**WHAT THIS TASK INVOLVES:**
When you reach the line containing "double items_per_job_prior = 0.0;" in the entries below, begin reproducing lines exactly, and stop once the line containing "sp.pb_next = 0, sp.pb_tg" is done.

**DATA FOR THIS TASK:**

struct gto_handle {
  int device = 0;
  hipStream_t stream = nullptr;
  bool own_stream = true;
  std::string err;
  gto_solver_opts opts;
  RobotDev rb;
  DevBuf rb_buf, px_buf, py_buf, pz_buf, plink_buf, perm_buf, chunks_buf;
  RobotDev* d_rb = nullptr;
  double *d_px = nullptr, *d_py = nullptr, *d_pz = nullptr;
  int32_t *d_plink = nullptr, *d_perm = nullptr;
  Chunk* d_chunks = nullptr;
  std::vector<PbChunk> pbchunks;
  int pb_C = 0;
  DevBuf d_pbimg;
  std::vector<SceneDev> scenes;
  std::vector<std::vector<DevBuf>> scene_bufs;
  DevBuf scenes_buf;
  SceneDev* d_scenes = nullptr;
  DevBuf state, Qcur, Qtry, vis, screw, blocks, goalblk, ssfixed, ndone, qf, livebuf, qfs, wrecbuf, itembuf, seedmask;
  DevBuf counters;
  unsigned long long last_counters[4] = {0, 0, 0, 0};
  PinBuf h_ndone;
  PinBuf h_progress;
  unsigned long long* d_progress = nullptr;
  unsigned progress_tag = 0;
  Tunables tu;
  int spec_kmax = 1;
  DevBuf dbg;
  std::vector<DevBuf> spare;
  DevBuf in[GTO_STAGE_SLOTS], out[GTO_STAGE_SLOTS];
  PinBuf pin_in[GTO_STAGE_SLOTS], pin_out[GTO_STAGE_SLOTS];
  bool profiling = false;
  std::vector<hipEvent_t> ev;
  std::vector<int> ev_variant;
  std::vector<long long> ev_wgs;
  double last_ms = 0.0;
  int last_launches = 0;
  double prof_ms[GTO_PROF_VARIANTS] = {};
  long long prof_launches[GTO_PROF_VARIANTS] = {}, prof_wgs[GTO_PROF_VARIANTS] = {};
  unsigned long long prof_points[GTO_PROF_VARIANTS] = {};
  size_t lm_lds = 0;
  int np = GTO_NB;
  DevBuf zws;
  hipStream_t lane_stream[GTO_MAX_LANES] = {};
  hipEvent_t lane_event[GTO_MAX_LANES] = {};
  hipStream_t user_lane_stream[GTO_MAX_LANES] = {};
  int n_user_lane_streams = 0;
  double items_per_job_prior = 0.0;
  std::mutex* prof_mu = nullptr;
  DevBuf rt_fac, rt_S, rt_flag, rt_P1, rt_P2, rt_cap, rt_X, rt_T, rt_stat;
  bool rt_fac_ready = false;
  DevBuf ck_xyz, ck_flags, ck_base;
// ... 867 lines not shown
  sp.tol_step = o.tol_step;
  sp.tol_rel_f = o.tol_rel_f;
  sp.lambda0 = o.lambda0;
  sp.dbg_cut = h->tu.dbg_cut;
  sp.interleave = h->tu.obs_interleave == 1;
  sp.static_pos = 0;
  sp.pb_next = 0, sp.pb_tg = 1, sp.pb_ng = 1, sp.pb_pw = 1, sp.pb_verify = 0;
  sp.pb_C = h->pb_C, sp.pb_tab0 = 0, sp.pb_mC = ObsGeom::magic(std::max(1, h->pb_C)), sp.pb_mF = ObsGeom::magic(h->rb.n_frames);
  sp.pb_eps = h->rb.pb_eps;
  sp.pb_npar = h->rb.pb_npar;
  sp.round = sp.parity = 0;
  sp.kcap = h->np == GTO_NB ? GTO_KSPEC : 1;
  sp.k_acc = sp.k_rej = sp.k_eval = 1;
  sp.spec_streak = h->tu.spec_streak;
  return sp;
}

static int ensure_workspace(gto_handle* h, int B) {
  const RobotDev& rb = h->rb;
  const size_t T = h->opts.T, n = rb.n_opt;
  int rc;
  if ((rc = ensure(h, h->state, (size_t)B * sizeof(InstState)))) return rc;
  if ((rc = ensure(h, h->Qcur, (size_t)B * n * T * sizeof(double)))) return rc;
  const size_t kcap = h->np == GTO_NB ? GTO_KSPEC : 1;
  if ((rc = ensure(h, h->Qtry, kcap * B * n * T * sizeof(double)))) return rc;
  const size_t bstride = (size_t)h->np * h->np + h->np + 8;
  if ((rc = ensure(h, h->blocks, (kcap + 1) * B * T * bstride * sizeof(double)))) return rc;
  if ((rc = ensure(h, h->goalblk, (kcap + 1) * B * 2 * bstride * sizeof(double)))) return rc;
  if ((rc = ensure(h, h->ssfixed, (size_t)B * 4 * sizeof(double)))) return rc;
  if ((rc = ensure(h, h->ndone, 64 * GTO_MAX_LANES))) return rc;
  if ((rc = ensure(h, h->qf, (size_t)B * T * rb.n_frames * sizeof(double)))) return rc;
  if ((rc = ensure(h, h->wrecbuf, (size_t)(kcap + 1) * B * T * 8 * sizeof(double)))) return rc;
  if ((rc = ensure(h, h->seedmask, (size_t)B * sizeof(unsigned long long)))) return rc;
  if (!h->h_ndone) HIPCHK(h, pinned_alloc(h->h_ndone, 64));
  if (!h->h_progress) {
    HIPCHK(h, pinned_alloc(h->h_progress, 64 * GTO_MAX_LANES, hipHostMallocMapped));
    std::memset(h->h_progress.get(), 0, 64 * GTO_MAX_LANES);
    HIPCHK(h, hipHostGetDevicePointer((void**)&h->d_progress, h->h_progress.get(), 0));
  }
  return GTO_OK;
}

static BatchPtrs make_ptrs(gto_handle* h, const int32_t* scene_id, const double* qc, const double* goals,
                           const int32_t* n_goals, const double* standoff, const double* base_pos, const double* Q0) {
  BatchPtrs bp = {};
  bp.scene_id = scene_id;
  bp.qc = qc;
  bp.goals = goals;
  bp.n_goals = n_goals;
  bp.standoff = standoff;
  bp.base_pos = base_pos;
  bp.Q0 = Q0;
  bp.state = h->state.as<InstState>();
  bp.Qcur = h->Qcur.as<double>();
  bp.Qtry = h->Qtry.as<double>();
  bp.blocks = h->blocks.as<double>();
  bp.goalblk = h->goalblk.as<double>();
  bp.ss_fixed = h->ssfixed.as<double>();
  bp.n_done = h->ndone.as<int32_t>();
  bp.qf = h->qf.as<double>();
  bp.live = nullptr;
  bp.jobs = nullptr;
  bp.nlive = nullptr;
  bp.next = nullptr;
  bp.qfs = nullptr;
  bp.wrec = h->wrecbuf.as<double>();
// ... 17 lines not shown
    if ((e = hipEventCreate(&ev_)) == hipSuccess) h->ev.push_back(ev_);
  }
  if (e == hipSuccess) {
    if (h->ev_variant.size() <= (size_t)h->last_launches) h->ev_variant.resize(h->last_launches + 1), h->ev_wgs.resize(h->last_launches + 1);
    h->ev_variant[h->last_launches] = variant;
    h->ev_wgs[h->last_launches] = wgs;
    e = hipEventRecord(h->ev[2 * h->last_launches], st);
  }
  if (e != hipSuccess && h->prof_mu) h->prof_mu->unlock();
  HIPCHK(h, e);
  return GTO_OK;
}
static int prof_end(gto_handle* h, hipStream_t st) {
  const hipError_t e = hipEventRecord(h->ev[2 * h->last_launches + 1], st);
  h->last_launches++;
  if (h->prof_mu) h->prof_mu->unlock();
  HIPCHK(h, e);
  return GTO_OK;
}

using InitKernel = decltype(&k_lm_init<GTO_NB>);
static InitKernel lm_init_kernel(int np) { return np == GTO_NB ? k_lm_init<GTO_NB> : k_lm_init<16>; }

struct ObsLaunch {
  int t_begin = 2, nT = 0;
  int fixed_mode = 0;
  bool timed = false;
  bool goal_terms = false;
  int n_jobs = 0;
  int tg = 0;
  bool deep = false;
  bool itemized = false;
  int items_hint = 0;
};
static ObsLaunch init_pass() {
  ObsLaunch o;
  o.t_begin = 0, o.nT = 4, o.fixed_mode = 1;
  return o;
}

**RESPONSE:**
  double items_per_job_prior = 0.0;
  std::mutex* prof_mu = nullptr;
  DevBuf rt_fac, rt_S, rt_flag, rt_P1, rt_P2, rt_cap, rt_X, rt_T, rt_stat;
  bool rt_fac_ready = false;
  DevBuf ck_xyz, ck_flags, ck_base;
// ... 867 lines not shown
  sp.tol_step = o.tol_step;
  sp.tol_rel_f = o.tol_rel_f;
  sp.lambda0 = o.lambda0;
  sp.dbg_cut = h->tu.dbg_cut;
  sp.interleave = h->tu.obs_interleave == 1;
  sp.static_pos = 0;
  sp.pb_next = 0, sp.pb_tg = 1, sp.pb_ng = 1, sp.pb_pw = 1, sp.pb_verify = 0;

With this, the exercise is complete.